Dalam politik itu, apa yang tersurat, belum tentu apa yang tersirat. Apa yang terlihat belum tentu apa yang termakna. Hari kemarin kita melihat Demo Mahasiswa yang berujung penyerangan pada seorang tokoh buzzer bernama AA. Apakah yang tersirat? Baiklah, pada dasarnya demo sering diartikan sebagai mekanisme menyuarakan aspirasi, mengeluarkan uneg-uneg, alias kritik atau bahasa kerennya protes. Di alam demokrasi, mekanisme menyuarakan aspirasi atau protes itu dilindungi undang-undang.
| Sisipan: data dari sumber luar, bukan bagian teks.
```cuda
static int dispatch_gemm(int block_n, const CUtensorMap& ta, const CUtensorMap& tb, const GemmParams& p,
                         cudaStream_t s, const CUtensorMap* ta2 = nullptr) {
  if (ta2) {
    switch (block_n) {
      case 256: return launch_gemm<256, KIND_BF16>(ta, tb, p, s, ta2);
      case 128: return launch_gemm<128, KIND_BF16>(ta, tb, p, s, ta2);
    }
    return set_error(SVR2_ERR_ARG, "fused shortcut: Cout must be >= 128");
  }
  if (p.epi & EPI_ROWSCALE) {
    if (block_n == 256) return launch_gemm<256, KIND_BF16_RS>(ta, tb, p, s);
    if (block_n == 128) return launch_gemm<128, KIND_BF16_RS>(ta, tb, p, s);
    return set_error(SVR2_ERR_ARG, "EPI_ROWSCALE needs >= 128-column tiles");
  }
  if ((p.epi & EPI_PEXP) && p.stat2) {
    if (block_n != 256) return set_error(SVR2_ERR_ARG, "EPI_PEXP statistics need 256-column tiles");
    return launch_gemm<256, KIND_PEXP_STAT>(ta, tb, p, s);
  }
  if (p.epi & EPI_SWIGLU) {
    if (block_n == 256) return launch_gemm<256, KIND_SWIGLU>(ta, tb, p, s);
    return set_error(SVR2_ERR_ARG, "SwiGLU epilogue needs BLOCK_N = 256");
  }
  if (p.epi & EPI_ROWSTAT) {
    if (block_n == 256) return launch_gemm<256, KIND_ROWSTAT>(ta, tb, p, s);
    if (block_n == 128) return launch_gemm<128, KIND_ROWSTAT>(ta, tb, p, s);
    if (block_n == 64) return launch_gemm<64, KIND_ROWSTAT>(ta, tb, p, s);
    return launch_gemm<32, KIND_ROWSTAT>(ta, tb, p, s);
  }
  if (p.epi & EPI_PEXP) {
    if (block_n == 256) return launch_gemm<256, KIND_PEXP>(ta, tb, p, s);
    if (block_n == 128) return launch_gemm<128, KIND_PEXP>(ta, tb, p, s);
    if (block_n == 64) return launch_gemm<64, KIND_PEXP>(ta, tb, p, s);
    return launch_gemm<32, KIND_PEXP>(ta, tb, p, s);
  }
  if (p.epi & EPI_F32) {
    switch (block_n) {
      case 256: return launch_gemm<256, KIND_F32>(ta, tb, p, s);
      case 128: return launch_gemm<128, KIND_F32>(ta, tb, p, s);
      case 64: return launch_gemm<64, KIND_F32>(ta, tb, p, s);
      case 32: return launch_gemm<32, KIND_F32>(ta, tb, p, s);
      case 16: return launch_gemm<16, KIND_F32>(ta, tb, p, s);
    }
  }
  if (block_n == 256) {
    switch (p.epi) {
      case EPI_SHUFFLE | EPI_BIAS: return launch_gemm<256, KIND_BF16, false, EPI_SHUFFLE | EPI_BIAS>(ta, tb, p, s);
      case EPI_BIAS | EPI_GATE | EPI_RESIDUAL: return launch_gemm<256, KIND_BF16, false, EPI_BIAS | EPI_GATE | EPI_RESIDUAL>(ta, tb, p, s);
      case EPI_GATE | EPI_RESIDUAL: return launch_gemm<256, KIND_BF16, false, EPI_GATE | EPI_RESIDUAL>(ta, tb, p, s);
      case EPI_BIAS: return launch_gemm<256, KIND_BF16, false, EPI_BIAS>(ta, tb, p, s);
      case 0: return launch_gemm<256, KIND_BF16, false, 0>(ta, tb, p, s);
// ... 346 lines not shown
```

Before: 1.559.

## Overlap PEXP_STAT epilogue via fp32 smem handoff to three epilogue warps

For the probability-exp-with-stats GEMM kind, the math warpgroups now write fp32 accumulators into a double-buffered, swizzled shared-memory tile and signal per-half barriers. Three dedicated epilogue warps (including the former second producer warp) compute exp2, row sums and the bf16 stores, while the math warps continue with the next tile's mainloop. The aim is to take the expensive exponent epilogue off the WGMMA critical path. In exchange, the larger staging buffer reduces the number of pipeline stages, and a single producer warp now issues all loads.

```diff
diff --git a/comfyui-seedvr2_videoupscaler_b200/csrc/gemm.cu b/comfyui-seedvr2_videoupscaler_b200/csrc/gemm.cu
--- a/comfyui-seedvr2_videoupscaler_b200/csrc/gemm.cu
+++ b/comfyui-seedvr2_videoupscaler_b200/csrc/gemm.cu
@@ -76,13 +76,15 @@
   EPI_ROWSCALE = 1024,
 };
 
-template <int BLOCK_N, bool EPI_WG>
+constexpr int kF32EpiWarps = 3;
+
+template <int BLOCK_N, bool EPI_WG, bool F32_TILE = false>
 struct SmemLayout {
   static constexpr int kABytes = BLOCK_M * BLOCK_K * 2;
   static constexpr int kBBytes = BLOCK_N * BLOCK_K * 2;
   static constexpr int kStageBytes = kABytes + kBBytes;
   static constexpr int kTileCols = BLOCK_N < 32 ? 32 : BLOCK_N;
-  static constexpr int kStagingBytes = EPI_WG ? BLOCK_M * kTileCols * 2 : 8 * 4096;
+  static constexpr int kStagingBytes = F32_TILE ? 2 * 64 * BLOCK_N * 4 : EPI_WG ? BLOCK_M * kTileCols * 2 : 8 * 4096;
   static constexpr int kBudget = 232448 - kStagingBytes - 256 - 1024;
   static constexpr int kStages = kBudget / kStageBytes > 8 ? 8 : kBudget / kStageBytes;
   static constexpr int kStagingOffset = kStages * kStageBytes;
@@ -171,9 +173,23 @@
              KIND_BF16_RS = 7,
              KIND_PEXP_STAT = 8 };
 
-template <int KIND> constexpr bool kEpiWG = KIND == KIND_BF16;
+template <int KIND> constexpr bool kF32Tile = KIND == KIND_PEXP_STAT;
+template <int KIND> constexpr bool kEpiWG = KIND == KIND_BF16 || kF32Tile<KIND>;
 constexpr int kNumThreads = 384;
 constexpr int kEpiWarps = 2;
+
+template <int BLOCK_N, int KIND>
+using GemmLayout = SmemLayout<BLOCK_N, kEpiWG<KIND>, kF32Tile<KIND>>;
+
+__device__ __forceinline__ void f32_tile_ld32(const float* row_p, int c, int swz, uint32_t (&v)[32]) {
+  const float4* s = reinterpret_cast<const float4*>(row_p);
+#pragma unroll
+  for (int i = 0; i < 8; ++i) {
+    const float4 t = s[(c * 8 + i) ^ swz];
+    v[4 * i] = __float_as_uint(t.x); v[4 * i + 1] = __float_as_uint(t.y);
+    v[4 * i + 2] = __float_as_uint(t.z); v[4 * i + 3] = __float_as_uint(t.w);
+  }
+}
 
 __device__ __forceinline__ int swap_tile_swz(int pix) { return ((pix & 1) << 2) | ((pix >> 1) & 3); }
 
@@ -227,10 +243,12 @@
                   const __grid_constant__ CUtensorMap tmap_a2, const GemmParams p) {
   if (p.run_if != nullptr && *p.run_if == 0) return;
   constexpr bool EPI_WG = kEpiWG<KIND>;
-  static_assert(EPI_WG || (!SWAP && EPI_CT < 0), "swap-AB and compile-time epilogues are KIND_BF16 only");
+  constexpr bool F32_TILE = kF32Tile<KIND>;
+  static_assert(KIND == KIND_BF16 || (!SWAP && EPI_CT < 0), "swap-AB and compile-time epilogues are KIND_BF16 only");
   static_assert(!SLAB || (KIND == KIND_BF16 && BLOCK_N == 256), "the slab mainloop is KIND_BF16 with 256-column tiles");
+  static_assert(!F32_TILE || BLOCK_N == 256, "the fp32 handoff is laid out for 256-column tiles");
   using S = SlabLayout<SWAP>;
-  using L = std::conditional_t<SLAB, S, SmemLayout<BLOCK_N, EPI_WG>>;
+  using L = std::conditional_t<SLAB, S, GemmLayout<BLOCK_N, KIND>>;
   constexpr int kStages = L::kStages;
   constexpr int ACC_STRIDE = BLOCK_N < 32 ? 32 : BLOCK_N;
   constexpr int ACC_LD = ACC_STRIDE + 4;
@@ -241,7 +259,7 @@
   uint64_t* empty_bar = full_bar + kStages;
   uint64_t* acc_free = empty_bar + kStages;
   uint64_t* tile_full = acc_free + 1;
-  uint64_t* tile_empty = acc_free + 2;
+  uint64_t* tile_empty = acc_free + 3;
   const float* acc_s = reinterpret_cast<const float*>(smem);
   uint8_t* tile_s = smem + L::kStagingOffset;
 
@@ -258,7 +276,12 @@
       mbar_init(&full_bar[i], 1);
       mbar_init(&empty_bar[i], 2);
     }
-    if constexpr (EPI_WG) {
+    if constexpr (F32_TILE) {
+      for (int h = 0; h < 2; ++h) {
+        mbar_init(&tile_full[h], 128);
+        mbar_init(&tile_empty[h], 32 * kF32EpiWarps);
+      }
+    } else if constexpr (EPI_WG) {
       mbar_init(tile_full, 256);
       mbar_init(tile_empty, 32 * kEpiWarps);
     } else {
@@ -274,7 +297,7 @@
   const int tile0 = (int)blockIdx.x;
   const int tile_step = (int)gridDim.x;
 
-  if (warp == 0 || warp == 3) {
+  if (warp == 0 || (warp == 3 && !F32_TILE)) {
     if constexpr (SLAB) {
       if (lane == 0) {
         const bool wgt = warp == 0;
@@ -343,7 +366,7 @@
       const int a_mode = p.a_mode;
       const int nkb = p.num_k_blocks;
       auto acquire = [&](uint8_t*& sa, uint64_t*& fb) -> bool {
-        const bool mine = (g++ & 1u) == 0u;
+        const bool mine = F32_TILE || (g++ & 1u) == 0u;
         if (mine) {
           mbar_wait(&empty_bar[stage], phase ^ 1);
           sa = smem + stage * L::kStageBytes;
@@ -557,10 +580,26 @@
         }
         mbar_arrive(tile_full);
       };
+      auto store_f32 = [&](float (&d)[BLOCK_N / 2]) {
+        if (it > 0) mbar_wait(&tile_empty[wg], (it - 1) & 1u);
+        float* buf = reinterpret_cast<float*>(tile_s) + wg * 64 * BLOCK_N;
+        const int r = ((warp & 3) << 4) + (lane >> 2);
+        const int swz = r & 7;
+#pragma unroll
+        for (int i = 0; i < BLOCK_N / 2; i += 4) {
+          const int e = ((((i >> 2) * 2 + ((lane >> 1) & 1)) ^ swz) << 2) + 2 * (lane & 1);
+          *reinterpret_cast<float2*>(buf + r * BLOCK_N + e) = make_float2(d[i], d[i + 1]);
+          *reinterpret_cast<float2*>(buf + (r + 8) * BLOCK_N + e) = make_float2(d[i + 2], d[i + 3]);
+        }
+        mbar_arrive(&tile_full[wg]);
+      };
       for (int tile = tile0; tile < num_tiles; tile += tile_step, ++it) {
         int m_blk, n_blk;
         tile_coords(tile, num_m_tiles, num_n_tiles, p.group_n, m_blk, n_blk);
-        auto store = [&](float (&d)[BLOCK_N / 2]) { store_tile(d, n_blk); };
+        auto store = [&](float (&d)[BLOCK_N / 2]) {
+          if constexpr (F32_TILE) store_f32(d);
+          else store_tile(d, n_blk);
+        };
         if constexpr (SLAB) mainloop_slab(conv_k_blocks(p, m_blk), store);
         else mainloop(conv_k_blocks(p, m_blk), store);
       }
@@ -578,7 +617,7 @@
         named_bar_sync(1, 256);
       };
       constexpr bool IS_BF16 = KIND == KIND_BF16_RS;
-      constexpr bool IS_PEXP = KIND == KIND_PEXP || KIND == KIND_PEXP_STAT;
+      constexpr bool IS_PEXP = KIND == KIND_PEXP;
       constexpr int N_COLS = KIND == KIND_SWIGLU ? ACC_STRIDE / 2 : ACC_STRIDE;
       constexpr int COLS_W = N_COLS >= 64 ? N_COLS / 2 : N_COLS;
       constexpr int PH_COLS = KIND == KIND_F32 ? 32 : (COLS_W < 64 ? COLS_W : 64);
@@ -623,7 +662,6 @@
         const uint32_t t_addr = row * ACC_LD;
 
         float row_lse = 0.f;
-        float2 st_a = make_float2(0.f, 0.f), st_b = make_float2(0.f, 0.f);
         if constexpr (IS_PEXP) {
           const int m = m_blk * BLOCK_M + row;
           row_lse = (m < p.M) ? gate[m] : 0.f;
@@ -765,29 +803,13 @@
               const int phi = (ph0 - col_lo) / 64;
               uint32_t pk[32];
               const float sc = p.out_scale;
-              constexpr bool want_stats = KIND == KIND_PEXP_STAT;
-              const bool stats_full = n_base + ph0 + 64 <= p.N;
               const bool plain = !(epi & (EPI_GELU | EPI_SILU | EPI_GATE));
-              auto elements = [&](auto ragged) {
 #pragma unroll
               for (int i = 0; i < 32; ++i) {
                 float a = __uint_as_float(i < 16 ? v0[2 * (i & 15)] : v1[2 * (i & 15)]);
                 float b = __uint_as_float(i < 16 ? v0[2 * (i & 15) + 1] : v1[2 * (i & 15) + 1]);
                 if constexpr (IS_PEXP) {
-                  const bool kPoly = (KIND == KIND_PEXP_STAT) && ((i % 5 == 1) || (i % 5 == 3));
-                  const float xa = fmaf(a, sc, -row_lse), xb = fmaf(b, sc, -row_lse);
-                  const float ea = kPoly ? exp2_poly(xa) : exp2_approx(xa), eb = kPoly ? exp2_poly(xb) : exp2_approx(xb);
-                  pk[i] = pack_bf16x2(ea, eb);
-                  if constexpr (want_stats) {
-                    if constexpr (decltype(ragged)::value) {
-                      const int cn = n_base + ph0 + 2 * i;
-                      if (cn < p.N) st_a.x += ea;
-                      if (cn + 1 < p.N) st_a.y += eb;
-                    } else {
-                      if (i & 1) st_b = fadd2(st_b, make_float2(ea, eb));
-                      else st_a = fadd2(st_a, make_float2(ea, eb));
-                    }
-                  }
+                  pk[i] = pack_bf16x2(exp2_approx(fmaf(a, sc, -row_lse)), exp2_approx(fmaf(b, sc, -row_lse)));
                 } else {
                   if constexpr (KIND == KIND_BF16_RS) {
                     a *= row_scale;
@@ -815,9 +837,6 @@
                   pk[i] = r;
                 }
               }
-              };
-              if (want_stats && !stats_full) elements(std::true_type{});
-              else elements(std::false_type{});
 #pragma unroll
               for (int c = 0; c < 8; ++c)
                 *reinterpret_cast<uint4*>(slab + lane * 128 + ((c ^ (lane & 7)) << 4)) =
@@ -914,20 +933,103 @@
             }
             __syncwarp();
           }
-          if constexpr (KIND == KIND_PEXP_STAT) {
-            if (p.stat2) {
-              const int m = m_blk * BLOCK_M + row;
-              if (m < p.M) {
-                const int slot = (N_COLS >= 64) ? n_blk * 2 + half : n_blk;
-                p.stat2[(long long)m * p.ld_stat + slot] = make_float2(0.f, (st_a.x + st_b.x) + (st_a.y + st_b.y));
-              }
-            }
-          }
         }
       }
     }
   } else {
-    if constexpr (EPI_WG) {
+    if constexpr (F32_TILE) {
+      const float* __restrict__ lse = p.gate;
+      __nv_bfloat16* ob = reinterpret_cast<__nv_bfloat16*>(p.out);
+      const float sc = p.out_scale;
+      const int e = warp - 1;
+      const int swz = lane & 7;
+      uint32_t it = 0;
+      for (int tile = tile0; tile < num_tiles; tile += tile_step, ++it) {
+        int m_blk, n_blk;
+        tile_coords(tile, num_m_tiles, num_n_tiles, p.group_n, m_blk, n_blk);
+        const int n_base = n_blk * BLOCK_N;
+#pragma unroll 1
+        for (int h = 0; h < 2; ++h) {
+          float lse_q[2];
+#pragma unroll
+          for (int qh = 0; qh < 2; ++qh) {
+            const int m = m_blk * BLOCK_M + (2 * h + qh) * 32 + lane;
+            lse_q[qh] = m < p.M ? lse[m] : 0.f;
+          }
+          float* half_buf = reinterpret_cast<float*>(tile_s) + h * 64 * BLOCK_N;
+          mbar_wait(&tile_full[h], it & 1u);
+#pragma unroll 1
+          for (int j = ((e - 4 * h) % kF32EpiWarps + kF32EpiWarps) % kF32EpiWarps; j < 4; j += kF32EpiWarps) {
+            const int qh = j >> 1, half = j & 1;
+            const int row = (2 * h + qh) * 32 + lane;
+            const int m = m_blk * BLOCK_M + row;
+            const float row_lse = qh ? lse_q[1] : lse_q[0];
+            const RowDest dst = row_dest<BLOCK_N>(p, p.epi, m_blk, n_blk, row, BLOCK_N);
+            float* quad = half_buf + qh * 32 * BLOCK_N;
+            const float* row_p = quad + lane * BLOCK_N;
+            float2 st_a = make_float2(0.f, 0.f), st_b = make_float2(0.f, 0.f);
+#pragma unroll 1
+            for (int ph0 = half * 128; ph0 < half * 128 + 128; ph0 += 64) {
+              uint32_t v0[32], v1[32], pk[32];
+              f32_tile_ld32(row_p, ph0 / 32, swz, v0);
+              f32_tile_ld32(row_p, ph0 / 32 + 1, swz, v1);
+              auto elements = [&](auto ragged) {
+#pragma unroll
+                for (int i = 0; i < 32; ++i) {
+                  const float a = __uint_as_float(i < 16 ? v0[2 * (i & 15)] : v1[2 * (i & 15)]);
+                  const float b = __uint_as_float(i < 16 ? v0[2 * (i & 15) + 1] : v1[2 * (i & 15) + 1]);
+                  const bool kPoly = (i % 5 == 1) || (i % 5 == 3);
+                  const float xa = fmaf(a, sc, -row_lse), xb = fmaf(b, sc, -row_lse);
+                  const float ea = kPoly ? exp2_poly(xa) : exp2_approx(xa), eb = kPoly ? exp2_poly(xb) : exp2_approx(xb);
+                  pk[i] = pack_bf16x2(ea, eb);
+                  if constexpr (decltype(ragged)::value) {
+                    const int cn = n_base + ph0 + 2 * i;
+                    if (cn < p.N) st_a.x += ea;
+                    if (cn + 1 < p.N) st_a.y += eb;
+                  } else {
+                    if (i & 1) st_b = fadd2(st_b, make_float2(ea, eb));
+                    else st_a = fadd2(st_a, make_float2(ea, eb));
+                  }
+                }
+              };
+              if (n_base + ph0 + 64 <= p.N) elements(std::false_type{});
+              else elements(std::true_type{});
+              uint8_t* slab = reinterpret_cast<uint8_t*>(quad + ph0);
+#pragma unroll
+              for (int c = 0; c < 8; ++c)
+                *reinterpret_cast<uint4*>(slab + lane * (BLOCK_N * 4) + ((c ^ swz) << 4)) =
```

Semua tahu, wacana 3 periode adalah cek ombak.Pikiran semacam itu aja sudah jahat, dan membahayakan demokrasi. Jadi kalo presiden tidak tahu itu ya mustahil. Wacana 3 periode bisa dikatakan sebagai cek ombak, yang jika rakyat setuju dilanjut, tapi jika banyak yang protes ya berhenti. Ini jika issu sebagai modus. Tapi jika berencana tetap lanjut, meski gaduh, maka ditengarai issue sebagai pola. Ini yang bahaya. Berkali presiden bilang akan taat konstitusi, ya kalo pasal masa jabatan presiden undang-undangnya diamandemen menjadi 3 periode, namanya maksa. Maka demo mahasiswa itu penting, khususnya soal batasan kekuasaan presiden. Karena sudah kodratnya bahwa power tends to corrupt. Kekuasaan terlebih yang terlalu lama mencengkeram cenderung untuk disalahgunakan. Dan demo adalah mekanisme kontrol terhadap hegemoni kekuasaan.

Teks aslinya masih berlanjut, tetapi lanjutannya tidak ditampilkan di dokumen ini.